Ce terme désignait probablement les communautés chrétiennes qui étaient actives dans la péninsule Arabique à l’époque du Prophète, et qui avaient visiblement adopté un credo différent de celui qui s’est finalement imposé en Occident, dans l’Eglise catholique romaine.

On retiendra de cette plongée dans les credo antiques que «le Coran aussi honore Jésus et sa naissance miraculeuse», note Sami Aldeeb, et que le palmier témoigne d’un tronc commun oublié entre les visions chrétienne antique et musulmane de la naissance de Jésus. A ce titre, l’arbre pourrait devenir un trait d’union entre les communautés. Ainsi, plutôt que de bannir les crèches des lieux publics, on ferait mieux d’y ajouter un palmier, pour rappeler que nous connaissons également la version musulmane de cette scène mémorable.

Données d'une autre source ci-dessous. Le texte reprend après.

template <int C, bool ROLL, int NW, class G2>
__device__ __forceinline__ void nice_mix_frames(NiceLane &n, PulseRoll &roll, const G2 &g2, float (*tile)[MIXS], float *__restrict__ pw_paint,
                                                size_t channel_stride, uint32_t rows, uint32_t wrow, uint32_t start, uint32_t end, uint32_t lane,
                                                uint32_t rf, uint32_t rh, float (*wsum)[NW ? NW : 4][C][MIXF] = nullptr, uint32_t wave = 0, uint32_t first = 0xFFFFFFFFu) {
    constexpr bool WG = NW != 0;
    uint32_t parity = 0;
    for (uint32_t f0 = first == 0xFFFFFFFFu ? start : first; f0 < end; f0 += MIXF) {
        const bool whole = f0 + MIXF <= end;
        if (!__any(n.env.mode == ENV_MODE_TOWARD)) {
            const float e0 = n.env_quiet();
            if (whole) {
#pragma unroll 4
                for (int k = 0; k < MIXF; k++) {
                    const float x = 0.0f + (ROLL ? n.template frame_quiet_roll<true>(e0, roll) : n.template frame_quiet<true>(e0));
                    tile[k][lane] = x;
                }
            } else {
                for (int k = 0; k < MIXF; k++) {
                    float x = 0.0f;
                    if (__builtin_amdgcn_readfirstlane((int)(f0 + k < end))) x = 0.0f + (ROLL ? n.template frame_quiet_roll<true>(e0, roll) : n.template frame_quiet<true>(e0));
                    tile[k][lane] = x;
                }
            }
        } else if (whole && n.env.quiet(MIXF)) {
            if (__all(n.env.mode == ENV_MODE_TOWARD)) {
#pragma unroll 4
                for (int k = 0; k < MIXF; k++) {
                    const float e0 = n.env.frame_masked_all_toward_quiet();
                    const float x = 0.0f + (ROLL ? n.template frame_quiet_roll<true>(e0, roll) : n.template frame_quiet<true>(e0));
                    tile[k][lane] = x;
                }
            } else {
#pragma unroll 4
                for (int k = 0; k < MIXF; k++) {
                    const float e0 = n.env.frame_masked_quiet();
                    const float x = 0.0f + (ROLL ? n.template frame_quiet_roll<true>(e0, roll) : n.template frame_quiet<true>(e0));
                    tile[k][lane] = x;
                }
            }
        } else if (whole) {
#pragma unroll 4
            for (int k = 0; k < MIXF; k++) {
                const float x = 0.0f + (ROLL ? n.template frame_roll<true>(roll) : n.template frame<true>());
                tile[k][lane] = x;
            }
        } else {
            for (int k = 0; k < MIXF; k++) {
                float x = 0.0f;
                if (__builtin_amdgcn_readfirstlane((int)(f0 + k < end))) x = 0.0f + (ROLL ? n.template frame_roll<true>(roll) : n.template frame<true>());
                tile[k][lane] = x;
            }
        }
        __builtin_amdgcn_fence(__ATOMIC_RELEASE, "wavefront");
        __builtin_amdgcn_wave_barrier();
        __builtin_amdgcn_fence(__ATOMIC_ACQUIRE, "wavefront");
        {
            const float4 *row4 = reinterpret_cast<const float4 *>(&tile[rf][rh * 32]);
            float row[32];
#pragma unroll
            for (int q = 0; q < 8; q++) { const float4 x = row4[q]; row[4 * q] = x.x; row[4 * q + 1] = x.y; row[4 * q + 2] = x.z; row[4 * q + 3] = x.w; }
            float sl, sr = 0.0f;
            if constexpr (C == 1) {
                sl = row[0];
#pragma unroll
                for (int j = 1; j < 32; j++) sl += row[j];
            } else {
                sl = row[0] * g2[0].x; sr = row[0] * g2[0].y;
#pragma unroll
                for (int j = 1; j < 32; j++) { sl += row[j] * g2[j].x; sr += row[j] * g2[j].y; }
            }
            const float hl = __shfl_down(sl, 32);
            const float hr = C == 2 ? __shfl_down(sr, 32) : 0.0f;
            if constexpr (!WG) {
                if (rh == 0 && f0 + rf < end) {
                    const uint32_t fr = (f0 - start) + rf;
                    float *pw = pw_paint + ((size_t)(fr / kMixGroupFrames) * rows + wrow) * kMixGroupFrames + (fr % kMixGroupFrames);
                    pw[0] = sl + hl;
                    if constexpr (C == 2) pw[channel_stride] = sr + hr;
                }
            } else {
                if (rh == 0) {
                    wsum[parity][wave][0][rf] = sl + hl;
                    if constexpr (C == 2) wsum[parity][wave][1][rf] = sr + hr;
                }
                __syncthreads();
                constexpr uint32_t FW = MIXF / (NW ? NW : 4);
                static_assert(kMixGroupFrames % FW == 0, "a wave's frames stay inside one frame group");
                const uint32_t q = lane % FW, c = lane / FW, fw = wave * FW + q;
                if (c < (uint32_t)C && f0 + fw < end) {
                    float t = wsum[parity][0][c][fw] + wsum[parity][1][c][fw];
#pragma unroll
                    for (int w = 2; w < (NW ? NW : 4); w++) t += wsum[parity][w][c][fw];
                    const uint32_t fr = (f0 - start) + fw;
                    pw_paint[c * channel_stride + ((size_t)(fr / kMixGroupFrames) * rows + wrow) * kMixGroupFrames + (fr % kMixGroupFrames)] = t;
                }
                parity ^= 1u;
            }
        }
        __builtin_amdgcn_fence(__ATOMIC_RELEASE, "wavefront");
        __builtin_amdgcn_wave_barrier();
    }
}
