# Manta-Network/manta-rs

Measured on AMD Instinct MI355X. Metric: G1 MSM Mscalar/s at 2^20, higher is better.
Workload: dtype u32; 1 GPU; 2^20 BLS12-381 G1 variable-base MSM per GPU, uniform scalars resident in HBM; curve=BLS12-381, log_n=20, window_bits=17, msms_in_flight=3

## Files before the change

manta_rs_amd/csrc/msm_accumulate.h:

```cpp
#pragma once
#include "msm_common.h"

namespace mg {

#ifdef MG_ACC_WAVES
#define MG_ACC_ATTR __attribute__((amdgpu_waves_per_eu(MG_ACC_WAVES, MG_ACC_WAVES)))
#else
#define MG_ACC_ATTR
#endif
template <class F, bool PROBE = false>
__global__ __launch_bounds__(256) MG_ACC_ATTR void accumulate_chunks(const u32 *__restrict__ keys, const u32 *__restrict__ vals,
                                                         u32 M, u32 L, u32 invalid, const u32 *__restrict__ bases,
                                                         u32 astride, u32 *__restrict__ buckets,
                                                         u32 *__restrict__ pkeys, u32 *__restrict__ ppts, u32 T,
                                                         const u32 *__restrict__ count, unsigned long long *__restrict__ clk,
                                                         u32 adapt) {
    const u32 t = blockIdx.x * blockDim.x + threadIdx.x;
    if (t >= T) return;
    long long c0 = 0;
    unsigned long long w0 = 0;
    if constexpr (PROBE)
        if (t == 0) c0 = clock64(), w0 = wall_clock64();
    if (count) {
        M = *count;
        if (adapt) {
            const u32 l = (M + T - 1) / T;
            L = l > L ? l : L;
        }
    }
    const size_t begin = (size_t)t * L;
    size_t end = begin + L;
    if (end > M) end = M;
    u32 cur = begin < M ? keys[begin] : invalid;
    if (cur == invalid) {
        pkeys[2 * t] = invalid;
        pkeys[2 * t + 1] = invalid;
        return;
    }
    XYZZ<F> acc = XYZZ<F>::inf();
    bool first = true;
    for (size_t j = begin; j < end; ++j) {
        const u32 k = keys[j];
        if (k != cur) {
            if (first) {
                pkeys[2 * t] = cur;
                acc.store(ppts + (size_t)(2 * t) * XYZZ<F>::WORDS);
                first = false;
            } else {
                acc.store(buckets + (size_t)cur * XYZZ<F>::WORDS);
            }
            acc = XYZZ<F>::inf();
            cur = k;
            if (k == invalid) break;
        }
        const u32 v = vals[j];
        const Affine<F> p = Affine<F>::load(bases + (size_t)(v & 0x7fffffffu) * astride);
        acc.madd_throughput(p, (v >> 31) != 0);
    }
    if (first) {
        pkeys[2 * t] = cur;
        acc.store(ppts + (size_t)(2 * t) * XYZZ<F>::WORDS);
        pkeys[2 * t + 1] = cur;
        XYZZ<F>::inf().store(ppts + (size_t)(2 * t + 1) * XYZZ<F>::WORDS);
    } else {
        pkeys[2 * t + 1] = cur;
        acc.store(ppts + (size_t)(2 * t + 1) * XYZZ<F>::WORDS);
    }
    if constexpr (PROBE)
        if (t == 0) clk[0] = (unsigned long long)(clock64() - c0), clk[1] = wall_clock64() - w0;
}

template <class F> struct AccSingle {
    static constexpr int XW = XYZZ<F>::WORDS;
    static constexpr int PAIR = F::EXT ? 1 : 0;
    static constexpr int SLOTS = 256 >> PAIR, PER = SLOTS / 64;
    typedef CoopAdd<F, false> Coop;
    static constexpr size_t LDS_BYTES = ((size_t)SLOTS * XW + Coop::LDS_WORDS) * 4;
};
template <class F>
__global__ __launch_bounds__(256) MG_TAIL_ATTR void accumulate_single(const u32 *__restrict__ vals, u32 M, u32 L, const u32 *__restrict__ bases,
                                                                      u32 astride, u32 *__restrict__ pkeys, u32 *__restrict__ ppts, u32 T,
                                                                      const u32 *__restrict__ count, u32 adapt, u32 invalid) {
    extern __shared__ __attribute__((aligned(16))) u32 acc_single_lds[];
    constexpr int XW = AccSingle<F>::XW, PAIR = AccSingle<F>::PAIR, SLOTS = AccSingle<F>::SLOTS, PER = AccSingle<F>::PER;
    u32 *xs = acc_single_lds;
    u32 *cx = acc_single_lds + SLOTS * XW;
    const u32 t = blockIdx.x * blockDim.x + threadIdx.x;
    const int lane = threadIdx.x & 63, wave = threadIdx.x >> 6;
    if (count) {
        M = *count;
        if (adapt) {
            const u32 l = (M + T - 1) / T;
            L = l > L ? l : L;
        }
    }
    XYZZ<F> acc = XYZZ<F>::inf();
    const size_t begin = (size_t)t * L;
    size_t end = begin + L;
    if (end > M) end = M;
    if (t < T)
        for (size_t j = begin; j < end; ++j) {
            const u32 v = vals[j];
            const Affine<F> p = Affine<F>::load(bases + (size_t)(v & 0x7fffffffu) * astride);
            acc.madd_throughput(p, (v >> 31) != 0);
        }
    if ((size_t)blockIdx.x * blockDim.x * L >= M) {
        if (threadIdx.x == 0) pkeys[blockIdx.x] = invalid;
        return;
    }
    if constexpr (PAIR) acc.add(XYZZ<F>::shfl(acc, lane ^ 1));
    if (!PAIR || !(lane & 1)) acc.store(xs + (size_t)(threadIdx.x >> PAIR) * XW);
    __syncthreads();
    acc = XYZZ<F>::load(xs + (size_t)(lane * PER) * XW);
#pragma unroll 1
    for (int k = 1; k < PER; ++k) AccSingle<F>::Coop::add(acc, XYZZ<F>::load(xs + (size_t)(lane * PER + k) * XW), cx, wave, lane);
#pragma unroll 1
    for (int d = 1; d < 64; d <<= 1) AccSingle<F>::Coop::add(acc, XYZZ<F>::shfl(acc, lane ^ d), cx, wave, lane);
    if (threadIdx.x == 0) {
        pkeys[blockIdx.x] = 0u;
        acc.store(ppts + (size_t)blockIdx.x * XW);
    }
}

#ifdef MG_CALIBRATION
template <class F>
__global__ __launch_bounds__(256) void gather_only_chunks(const u32 *__restrict__ keys, const u32 *__restrict__ vals,
                                                          u32 M, u32 L, u32 invalid, const u32 *__restrict__ bases,
                                                          u32 astride, u32 *__restrict__ pkeys, u32 T,
                                                          const u32 *__restrict__ count) {
    const u32 t = blockIdx.x * blockDim.x + threadIdx.x;
    if (t >= T) return;
    if (count) M = *count;
    const size_t begin = (size_t)t * L;
    size_t end = begin + L;
    if (end > M) end = M;
    u32 x = 0;
    for (size_t j = begin; j < end; ++j) {
        const u32 k = keys[j];
        if (k == invalid) break;
        const u32 v = vals[j];
        const uint4 *p = reinterpret_cast<const uint4 *>(bases + (size_t)(v & 0x7fffffffu) * astride);
#pragma unroll
        for (int q = 0; q < (int)(Affine<F>::WORDS + 3) / 4; ++q) {
            const uint4 w = p[q];
            x ^= w.x ^ w.y ^ w.z ^ w.w;
        }
        x ^= k;
    }
    pkeys[2 * t] = invalid;
    pkeys[2 * t + 1] = invalid;
    if (x == 0x9e3779b9u) pkeys[2 * t] = invalid - 1;
}
#endif

}
```

manta_rs_amd/csrc/msm_engine.h:

```cpp
#pragma once
#include "msm_common.h"
#include "msm_digits.h"
#include "msm_accumulate.h"
#include "msm_reduce.h"
#include "msm_tables.h"

namespace mg {
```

«Disposer un palmier dans la crèche, ce serait un joli clin d’œil, parce que l’on y a déjà rajouté de nombreux autres personnages au cours des siècles, comme le bœuf et l’âne, observe Frédéric Amsler. Il y aurait sa place, et l’on pourrait également offrir des dattes, puisque c’est la même origine.» Alors que la tradition chrétienne fait naître Jésus dans une crèche, le messie naît sous un palmier dans le Coran. Et cet arbre joue aussi un rôle miraculeux dans l’épisode chrétien de la fuite en Egypte. Le dattier se révèle ici comme un tronc commun oublié entre les deux grandes religions du Livre.